Anggota Komisi II Anita juga menyoroti sistem pelaporan pajak daerah yang masih menggunakan mekanisme self assessment, yakni sistem yang memberi kewenangan kepada wajib pajak untuk melaporkan besaran pajaknya secara mandiri.

Menurutnya, sistem tersebut memerlukan pengawasan yang lebih kuat agar laporan pajak yang disampaikan sesuai dengan kondisi usaha yang sebenarnya.

“Perlu ada sistem yang lebih kuat untuk memastikan laporan pajak sesuai dengan kondisi usaha yang sebenarnya,” jelas Anita.

Sementara itu, Endah Purwani menekankan pentingnya peningkatan kualitas fasilitas pelayanan publik agar masyarakat yang datang membayar pajak merasa dihargai dan dilayani dengan baik.

“Kalau masyarakat datang untuk memenuhi kewajibannya membayar pajak, maka sudah seharusnya kita memberikan pelayanan yang baik dan fasilitas yang memadai,” ujarnya.

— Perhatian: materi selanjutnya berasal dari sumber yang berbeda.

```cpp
__global__ __launch_bounds__(1024) void k_l1_sizes(const uint32_t* __restrict__ hist, int F,
                                                   const uint32_t* __restrict__ hot_n, uint64_t stride,
                                                   uint32_t* __restrict__ rcap, uint32_t* __restrict__ rbase,
                                                   uint8_t* __restrict__ smask, unsigned long long* total)
{
    __shared__ unsigned long long wsum[1024 / 64];
    static_assert(HM_MAX_HOT <= 1024 && HM_MAX_F1 <= 1024, "one digit of each kind per thread");
    const int t = threadIdx.x;
    const int lane = t & 63, w = t >> 6;
    const uint32_t H = hot_n ? min(*hot_n, (uint32_t)HM_MAX_HOT) : 0u;
    unsigned long long base = 0;
    for (int kind = 0; kind < 2; kind++) {
        const int d = kind ? HM_MAX_F1 + t : t;
        const bool live = kind ? (uint32_t)t < H : t < F;
        uint32_t c = 0;
        int ns = 1;
        if (live) {
            c = hm_l1_cap(hist[d], stride, &ns);
            smask[d] = (uint8_t)(ns - 1);
        }
        const unsigned long long mine = live ? (unsigned long long)c * (unsigned long long)ns : 0ull;
        unsigned long long incl = mine;
        for (int o = 1; o < 64; o <<= 1) {
            const unsigned long long y = __shfl_up(incl, o, 64);
            if (lane >= o) incl += y;
        }
        __syncthreads();
        if (lane == 63) wsum[w] = incl;
        __syncthreads();
        unsigned long long before = 0, all = 0;
        for (int i = 0; i < 1024 / 64; i++) {
            before += i < w ? wsum[i] : 0ull;
            all += wsum[i];
        }
        unsigned long long pos = base + before + incl - mine;
        if (live)
            for (int sh = 0; sh < HM_L1_SHARDS; sh++) {
                const uint32_t cs = sh < ns ? c : 0u;
                rcap[hm_l1i(d, sh)] = cs;
                rbase[hm_l1i(d, sh)] = (uint32_t)pos;
                pos += cs;
            }
        base += all;
    }
    if (t == 0 && total) *total = base;
}

void hm_launch_l1_sizes(hipStream_t s, const uint32_t* hist, int F, const uint32_t* hot_n, uint64_t stride,
                        uint32_t* rcap, uint32_t* rbase, uint8_t* smask, unsigned long long* total)
{
    hipLaunchKernelGGL(k_l1_sizes, dim3(1), dim3(1024), 0, s, hist, F, hot_n, stride, rcap, rbase, smask, total);
}

void hm_launch_sample_digits(hipStream_t s, const HmPart1Args& a, uint64_t stride_pts, uint32_t* hist,
                             uint32_t* hot_counts)
{
    const uint64_t m = ((uint64_t)a.n + stride_pts - 1) / stride_pts;
    uint64_t blocks = (m + 1023) / 1024;
    const uint64_t cap = hot_counts ? 256 : 2048;
    if (blocks > cap) blocks = cap;
    if (blocks < 1) blocks = 1;
#define HM_SD(T, H) hipLaunchKernelGGL((k_sample_digits<T, H>), dim3((unsigned)blocks), dim3(256), 0, s, a, stride_pts, \
                                       hist, hot_counts)
    if (a.rows_in) {
        if (hot_counts) HM_SD(true, true);
        else HM_SD(true, false);
    } else {
        if (hot_counts) HM_SD(false, true);
        else HM_SD(false, false);
    }
#undef HM_SD
}

__global__ __launch_bounds__(1024) void k_level1_buckets(HmL1Args a)
// ... 960 lines not shown
    f.unit[f.k] = (a % 16 == 0 && bytes % 16 == 0) ? 16u : (a % 4 == 0 && bytes % 4 == 0) ? 4u : 1u;
    f.k++;
}

void hm_launch_fill(hipStream_t s, const HmFill& f)
{
    if (!f.k) return;
    uint64_t most = 0;
    for (int e = 0; e < f.k; e++) most = std::max<uint64_t>(most, f.bytes[e] / f.unit[e]);
    hipLaunchKernelGGL(k_fill, dim3(hm_grid(most, 256, 2048)), dim3(256), 0, s, f);
}

void hm_launch_project(hipStream_t s, const double* lat, const double* lon, int64_t n, int zoom, int64_t* row,
                       int64_t* col, uint8_t* status, unsigned long long* err_word, unsigned long long* slow)
{
    const dim3 g(hm_grid(n > 0 ? (uint64_t)n : 0, 256, 256 * 16));
    hipLaunchKernelGGL(k_project, g, dim3(256), 0, s, lat, lon, n, zoom, row, col, status, err_word, slow);
}

void hm_launch_part1(hipStream_t s, const HmPart1Args& a0, uint32_t grid, bool out16, int mode)
{
    if (grid == 0) return;
    dim3 b(HM_P1_THREADS);
    const uint32_t full = mode == 1 ? 0u : (uint32_t)std::min<int64_t>(grid, a0.n / HM_T1);
    HmPart1Args a = a0;
    a.tile0 = 0;
#define HM_P1_CASE(T, M, FL, G) hipLaunchKernelGGL((k_project_partition<T, M, FL>), dim3(G), b, 0, s, a)
#define HM_P1_MODES(T, G)                             \
    do {                                              \
        if (mode == 0) HM_P1_CASE(T, 0, false, G);    \
        else if (mode == 1) HM_P1_CASE(T, 1, false, G); \
        else HM_P1_CASE(T, 2, false, G);              \
    } while (0)
    if (full) {
        if (mode == 0) {
            if (out16) {
                if (a.keep) hipLaunchKernelGGL((k_l1_fast<uint16_t, true>), dim3(full), b, 0, s, a);
                else hipLaunchKernelGGL((k_l1_fast<uint16_t, false>), dim3(full), b, 0, s, a);
            } else {
                if (a.keep) hipLaunchKernelGGL((k_l1_fast<uint32_t, true>), dim3(full), b, 0, s, a);
                else hipLaunchKernelGGL((k_l1_fast<uint32_t, false>), dim3(full), b, 0, s, a);
            }
        } else if (out16) HM_P1_CASE(uint16_t, 2, true, full);
        else HM_P1_CASE(uint32_t, 2, true, full);
    }
    if (grid > full) {
        a.tile0 = full;
        if (out16) HM_P1_MODES(uint16_t, grid - full);
        else HM_P1_MODES(uint32_t, grid - full);
    }
#undef HM_P1_MODES
#undef HM_P1_CASE
}

__global__ __launch_bounds__(256) void k_redo(HmRedoArgs a)
{
    const uint64_t n = min((uint64_t)*a.redo_count, a.cap);
    const uint64_t stride = (uint64_t)gridDim.x * blockDim.x;
    for (uint64_t q = (uint64_t)blockIdx.x * blockDim.x + threadIdx.x; q < n; q += stride) {
        const uint32_t i = a.redo_idx[q];
        int64_t r = 0, c = 0;
        int st = hm_row_exact(a.lat[i], a.Z, &r);
        if (st == HM_OK) st = hm_col_exact(a.lon[i], a.Z, &c);
        const bool kept = !a.keep || a.keep[i];
        const uint64_t lim = 1ull << a.Z;
        if (st != HM_OK) atomicMin(a.err_word, ((unsigned long long)i << 8) | (unsigned long long)st);
        const bool good = (st == HM_OK) & kept;
        const bool outside = good & (((uint64_t)r >= lim) | ((uint64_t)c >= lim));
        hm_exotic_append(a.x, outside, r, c, (int64_t)i);
        if (good & !outside) {
            const unsigned long long o = atomicAdd(a.out_count, 1ull);
            a.rows_out[o] = r;
            a.cols_out[o] = c;
        }
    }
}

void hm_launch_redo(hipStream_t s, const HmRedoArgs& a, uint64_t n)
{
    hipLaunchKernelGGL(k_redo, dim3(hm_grid(n, 256, 1024)), dim3(256), 0, s, a);
}

template <bool FROM_TILES>
__global__ __launch_bounds__(256) void k_collect_exotic(const double* lat, const double* lon, const int64_t* rows,
                                                        const int64_t* cols, const uint8_t* keep, int64_t n, int Z,
                                                        HmExotic x)
{
    __shared__ double tab[HM_YTAB_N];
    if (!FROM_TILES) hm_load_ytab(tab);
    __syncthreads();
    const uint64_t lim = 1ull << Z;
    const int64_t stride = (int64_t)gridDim.x * blockDim.x;
    const int64_t n_up = (n + 63) & ~63ll;
    for (int64_t i = (int64_t)blockIdx.x * blockDim.x + threadIdx.x; i < n_up; i += stride) {
        int64_t r = 0, c = 0;
        int st = HM_E_ARG;
// ... 309 lines not shown
```

heatmap_amd/csrc/hm_pipeline.h:

```cpp
#pragma once
#include <hip/hip_runtime.h>
#include <stdint.h>

#include "hm_top_select.h"

#ifndef HM_P1_THREADS
#define HM_P1_THREADS 512
#endif
#ifndef HM_P1_PPT
#define HM_P1_PPT 16
#endif
#define HM_T1 (HM_P1_THREADS * HM_P1_PPT)
#ifndef HM_P1_GROUP
#define HM_P1_GROUP 4
#endif
#ifndef HM_P1_ILP
#define HM_P1_ILP 1
#endif
#ifndef HM_P1_WAVES
#define HM_P1_WAVES 1
#endif
#define HM_L1_SHARDS 8
#ifndef HM_L1_SHARD_TILES
#define HM_L1_SHARD_TILES 16
// ... 341 lines not shown
    int64_t n;
    uint8_t* text;
};
void hm_launch_format_ids(hipStream_t s, const HmIdArgs& a);

#define HM_FILL_MAX 10
struct HmFill {
    void* p[HM_FILL_MAX];
    uint64_t bytes[HM_FILL_MAX];
    uint32_t word[HM_FILL_MAX];
    uint32_t unit[HM_FILL_MAX];
    int k;
};
void hm_fill_add(HmFill& f, void* p, int value, uint64_t bytes);
void hm_launch_fill(hipStream_t s, const HmFill& f);

void hm_launch_project(hipStream_t s, const double* lat, const double* lon, int64_t n, int zoom, int64_t* row,
                       int64_t* col, uint8_t* status, unsigned long long* err_word, unsigned long long* slow);
void hm_launch_part1(hipStream_t s, const HmPart1Args& a, uint32_t grid, bool out16, int mode);
void hm_launch_sample_digits(hipStream_t s, const HmPart1Args& a, uint64_t stride_pts, uint32_t* hist,
                             uint32_t* hot_counts);
void hm_launch_hot_select(hipStream_t s, const HmHotArgs& a);
void hm_launch_l1_slots(hipStream_t s, const HmPart1Args& a);
void hm_launch_l1_sizes(hipStream_t s, const uint32_t* hist, int F, const uint32_t* hot_n, uint64_t stride,
                        uint32_t* rcap, uint32_t* rbase, uint8_t* smask, unsigned long long* total);
void hm_launch_hot_nr(hipStream_t s, const HmHotRunArgs& a);
void hm_launch_hot_force(hipStream_t s, const HmHotRunArgs& a, uint8_t* force);
void hm_launch_hot_runs(hipStream_t s, const HmHotRunArgs& a);
void hm_launch_level1_buckets(hipStream_t s, const HmL1Args& a);
struct HmRedoArgs {
    const double* lat;
    const double* lon;
    const uint8_t* keep;
    int Z;
    const uint32_t* redo_idx;
    const unsigned long long* redo_count;
    uint64_t cap;
    int64_t* rows_out;
    int64_t* cols_out;
    unsigned long long* out_count;
    unsigned long long* err_word;
    HmExotic x;
};
void hm_launch_redo(hipStream_t s, const HmRedoArgs& a, uint64_t n);
void hm_launch_collect_exotic(hipStream_t s, const double* lat, const double* lon, const int64_t* rows,
                              const int64_t* cols, const uint8_t* keep, int64_t n, int Z, HmExotic x);
void hm_launch_partN(hipStream_t s, const HmPartNArgs& a, uint32_t items, bool out16, bool few_runs);
void hm_launch_rs_count(hipStream_t s, const HmRsArgs& a);
void hm_launch_rs_copy(hipStream_t s, const HmRsArgs& a);
void hm_launch_rs_keys(hipStream_t s, const HmRsArgs& a);
void hm_launch_scan(hipStream_t s, const uint64_t* v, uint64_t n, uint64_t* partial, uint64_t* out, uint64_t* total,
                    const uint64_t* ndev = nullptr);
void hm_launch_compact(hipStream_t s, const HmCompactArgs& a);
void hm_launch_items(hipStream_t s, const HmBuckets& B, HmRuns in, uint32_t items, uint32_t T, uint4* desc,
                     uint32_t* seg);
void hm_launch_aggregate(hipStream_t s, const HmAggArgs& a, uint32_t items, uint32_t nslots);
void hm_launch_small(hipStream_t s, const HmAggArgs& a, uint64_t* partial);
void hm_launch_pool(hipStream_t s, const HmPoolArgs& a, uint32_t nparents);
void hm_launch_read_stream(hipStream_t s, const void* a, const void* b, uint64_t bytes_each, uint64_t* sink);
void hm_launch_synth(hipStream_t s, int kind, uint64_t seed, int64_t start, int64_t n, double* lat, double* lon,
                     const double* tab, int k);

#define HMS_EMPTY 0xFFFFFFFFFFFFFFFFull
enum {
    HMS_ST_OCCUPIED = 0, HMS_ST_OVERFLOW = 1, HMS_ST_CURSOR = 2, HMS_ST_BUCKETS = 3, HMS_ST_BFULL = 4,
// ... 494 lines not shown
```

Baseline: 194.8 billion.

## Fold hot hashing, L1 sizing and slots into one plan kernel; route tail points through redo

Merges the hot-hash, L1 size and L1 slot-table kernels into one single-block k_l1_plan launch, which removes small serial launches from the level-1 setup path. The partial last tile is no longer handled by a mode-0 project_partition launch. Those points are now projected inside k_redo, with a fast path and an exact fallback, so level 1 only launches k_l1_fast over full tiles. Redo output writes use wave-aggregated atomics, and stamp instrumentation in mode 0 is removed. In exchange, k_l1_plan does more serial work in a single block, the redo buffers grow, and last_slow accounting moves to a device counter.

```diff
diff --git a/heatmap_amd/csrc/hm_api.cpp b/heatmap_amd/csrc/hm_api.cpp
--- a/heatmap_amd/csrc/hm_api.cpp
+++ b/heatmap_amd/csrc/hm_api.cpp
@@ -572,6 +572,7 @@
     HmL1Args ba;
     int F;
     uint32_t* hist;
+    HmHotArgs ha;
     int64_t *redo_rows, *redo_cols;
     uint64_t stride;
     uint64_t total_cap;
@@ -618,6 +619,7 @@
     uint32_t tiles_in = 0;
     bool from_tiles = false;
     uint64_t redo_cap = 0;
+    uint32_t tail_n = 0;
     bool spread = false;
 
     LevelOut hand;
@@ -721,6 +723,7 @@
     from_tiles = rows != nullptr;
     redo_cap = from_tiles ? 0 : std::max<uint64_t>(1u << 20, (uint64_t)n / 256);
     if (redo_cap > (uint64_t)n) redo_cap = (uint64_t)n;
+    tail_n = from_tiles ? 0u : (uint32_t)(n % HM_T1);
     xl.cap = std::min<uint64_t>((uint64_t)n, std::max<uint64_t>(1u << 20, (uint64_t)n / 256));
     ENSURE(B_X_ROW, xl.cap * 8 + 8, xl.row);
     ENSURE(B_X_COL, xl.cap * 8 + 8, xl.col);
@@ -821,8 +824,8 @@
     w.redo_rows = w.redo_cols = nullptr;
     if (!from_tiles) {
         ENSURE(B_REDO_IDX, redo_cap * sizeof(uint32_t), redo_idx);
-        ENSURE(B_REDO_ROWS, redo_cap * sizeof(int64_t), w.redo_rows);
-        ENSURE(B_REDO_COLS, redo_cap * sizeof(int64_t), w.redo_cols);
+        ENSURE(B_REDO_ROWS, (redo_cap + tail_n) * sizeof(int64_t), w.redo_rows);
+        ENSURE(B_REDO_COLS, (redo_cap + tail_n) * sizeof(int64_t), w.redo_cols);
     }
     HmPart1Args& a = w.a;
     memset(&a, 0, sizeof(a));
@@ -881,7 +884,7 @@
         hr.z1 = zs[0];
         hr.fill = fill;
         hr.rbase = w.rbase;
-        HmHotArgs ha;
+        HmHotArgs& ha = w.ha;
         ha.counts = hot_counts;
         ha.zb = hz;
         ha.z1 = zs[0];
@@ -911,9 +914,19 @@
                      (hot_on ? (double)HM_MAX_HOT * HM_L1_SHARDS : 0.0);
     double bound = nn * 17.0 / 16.0 + 8.0 * sqrt(M * nn * (double)stride) + M * 2.0 * HM_T1 +
                    (double)(F + (hot_on ? HM_MAX_HOT : 0)) * HM_L1_ZERO_SAMPLES * (double)stride + 1024.0;
-    hm_launch_l1_sizes(s, w.hist, F, hot_on ? (uint32_t*)(ctx->state + ST_NHOT) : nullptr, stride, w.rcap, w.rbase,
-                       w.smask, ctx->state + ST_L1TOTAL);
-    if (a.l1slot) hm_launch_l1_slots(s, a);
+    HmL1PlanArgs p;
+    memset(&p, 0, sizeof(p));
+    if (hot_on) p.hot = w.ha;
+    p.hot_on = hot_on;
+    p.hist = w.hist;
+    p.dbits = a.dbits;
+    p.stride = stride;
+    p.rcap = w.rcap;
+    p.rbase = w.rbase;
+    p.smask = w.smask;
+    p.total = ctx->state + ST_L1TOTAL;
+    p.l1slot = (uint4*)a.l1slot;
+    hm_launch_l1_plan(s, p);
     HIPCHK(hipGetLastError());
     if (bound >= (double)0xFFF00000ull) {
         if ((st = read_state(ctx))) return st;
@@ -1004,7 +1017,10 @@
     ra.err_word = ctx->state + ST_ERR;
     ra.x = xl;
     ra.cap = redo_cap;
-    hm_launch_redo(s, ra, redo_cap);
+    ra.tail0 = n - (int64_t)tail_n;
+    ra.tail_n = tail_n;
+    ra.tail_slow = ctx->state + ST_SLOW;
+    hm_launch_redo(s, ra, redo_cap + tail_n);
     HIPCHK(hipGetLastError());
     HmPart1Args b = w.a;
     b.lat = nullptr;
@@ -1012,9 +1028,9 @@
     b.rows_in = w.redo_rows;
     b.cols_in = w.redo_cols;
     b.keep = nullptr;
-    b.n = (int64_t)redo_cap;
+    b.n = (int64_t)(redo_cap + tail_n);
     b.n_dev = ctx->state + ST_REDO_OUT;
-    hm_launch_part1(s, b, (uint32_t)((redo_cap + HM_T1 - 1) / HM_T1), lv[0].out16, 1);
+    hm_launch_part1(s, b, (uint32_t)((redo_cap + tail_n + HM_T1 - 1) / HM_T1), lv[0].out16, 1);
     HIPCHK(hipGetLastError());
     return HM_OK;
 }
@@ -1055,7 +1071,6 @@
         if ((st = level1_buckets(w))) return st;
         if ((st = take_error(ctx))) return st;
         const uint64_t nredo = ctx->host_state[ST_REDO];
-        ctx->last_slow = (int64_t)nredo;
         if (!from_tiles && nredo > redo_cap) {
             HIPCHK(hipMemsetAsync(a.fill, 0, FS * 4, s));
             HIPCHK(hipMemsetAsync(ctx->state + ST_OVERFLOW, 0, 8, s));
diff --git a/heatmap_amd/csrc/hm_kernels.hip b/heatmap_amd/csrc/hm_kernels.hip
--- a/heatmap_amd/csrc/hm_kernels.hip
+++ b/heatmap_amd/csrc/hm_kernels.hip
@@ -3,7 +3,7 @@
 #include "hm_device.h"
 #include "hm_project.h"
 #include "hm_pipeline.h"
-#define HM_STAMP_MODES(m) ((m) >= 1 && (m) <= 4)
+#define HM_STAMP_MODES(m) ((m) == 1 || (m) == 3 || (m) == 4)
 #include "hm_stamps.h"
 #include "hm_runs.h"
 
@@ -131,7 +131,6 @@
     const int64_t base = (a.tile0 + (int64_t)blockIdx.x) * HM_T1;
     const int64_t n = (FROM_TILES && a.n_dev) ? min((int64_t)*a.n_dev, a.n) : a.n;
     if (base >= n) return;
-    if (MODE == 0) HM_STAMP_M(2, 0);
     const uint32_t lim = 1u << a.Z;
     const double scale = hm_exp2i(a.Z);
     const double kz = HM_INV360 * scale;
@@ -241,7 +240,6 @@
         }
     }
     __syncthreads();
-    if (MODE == 0) HM_STAMP_M(2, 1);
     const int hb = a.restbits >> 1;
     const int wd = a.dbits >> 1;
     const uint32_t lowm = (1u << hb) - 1u;
@@ -289,24 +287,7 @@
         asm volatile("" : "+v"(dig[k]), "+v"(rest[k]));
         if ((k % HM_P1_ILP) == HM_P1_ILP - 1) __builtin_amdgcn_sched_barrier(0);
     }
-    if (MODE == 0) HM_STAMP_M(2, 2);
-    if (MODE == 0) {
-        if (__ballot(redo != 0))
-#pragma unroll
-        for (int k = 0; k < HM_P1_PPT; k++) {
-            const bool rd = (redo >> k) & 1u;
-            const uint64_t m = __ballot(rd);
-            if (m) {
-                uint64_t b = 0;
-                if (hm_lane() == __ffsll((unsigned long long)m) - 1) b = atomicAdd(a.redo_count, (unsigned long long)__popcll(m));
-                b = __shfl(b, __ffsll((unsigned long long)m) - 1, 64);
-                const uint64_t q = b + hm_mbcnt(m);
-                if (rd && q < a.redo_cap)
-                    a.redo_idx[q] = (uint32_t)(base + 2 * ((int64_t)(k >> 1) * HM_P1_THREADS + tid) + (k & 1));
-            }
-        }
-        nslow = __popc(redo);
-    } else if (__ballot(redo != 0)) {
+    if (__ballot(redo != 0)) {
 #pragma unroll
         for (int k = 0; k < HM_P1_PPT; k++) {
             const bool rd = (redo >> k) & 1u;
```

Dalam dialog antara Komisi II DPRD dan jajaran Bapenda juga terungkap sejumlah kendala yang dihadapi instansi tersebut. Salah satunya adalah keterbatasan anggaran operasional yang berdampak pada perbaikan sarana dan prasarana kantor.

Selain itu, jumlah petugas pengawasan pajak dinilai masih terbatas. Di sisi lain, jumlah objek pajak di Kota Bogor terus meningkat, terutama dari sektor usaha kuliner dan jasa yang berkembang cukup pesat.

Melihat kondisi tersebut, Komisi II DPRD Kota Bogor menyatakan akan mendorong dukungan kebijakan serta penguatan anggaran agar Bapenda dapat bekerja lebih optimal dalam meningkatkan pendapatan daerah.

“Komisi II siap mendukung upaya peningkatan PAD Kota Bogor karena pada akhirnya hasilnya akan kembali kepada masyarakat melalui pembangunan dan pelayanan publik,” tutup Rifky Alaydrus.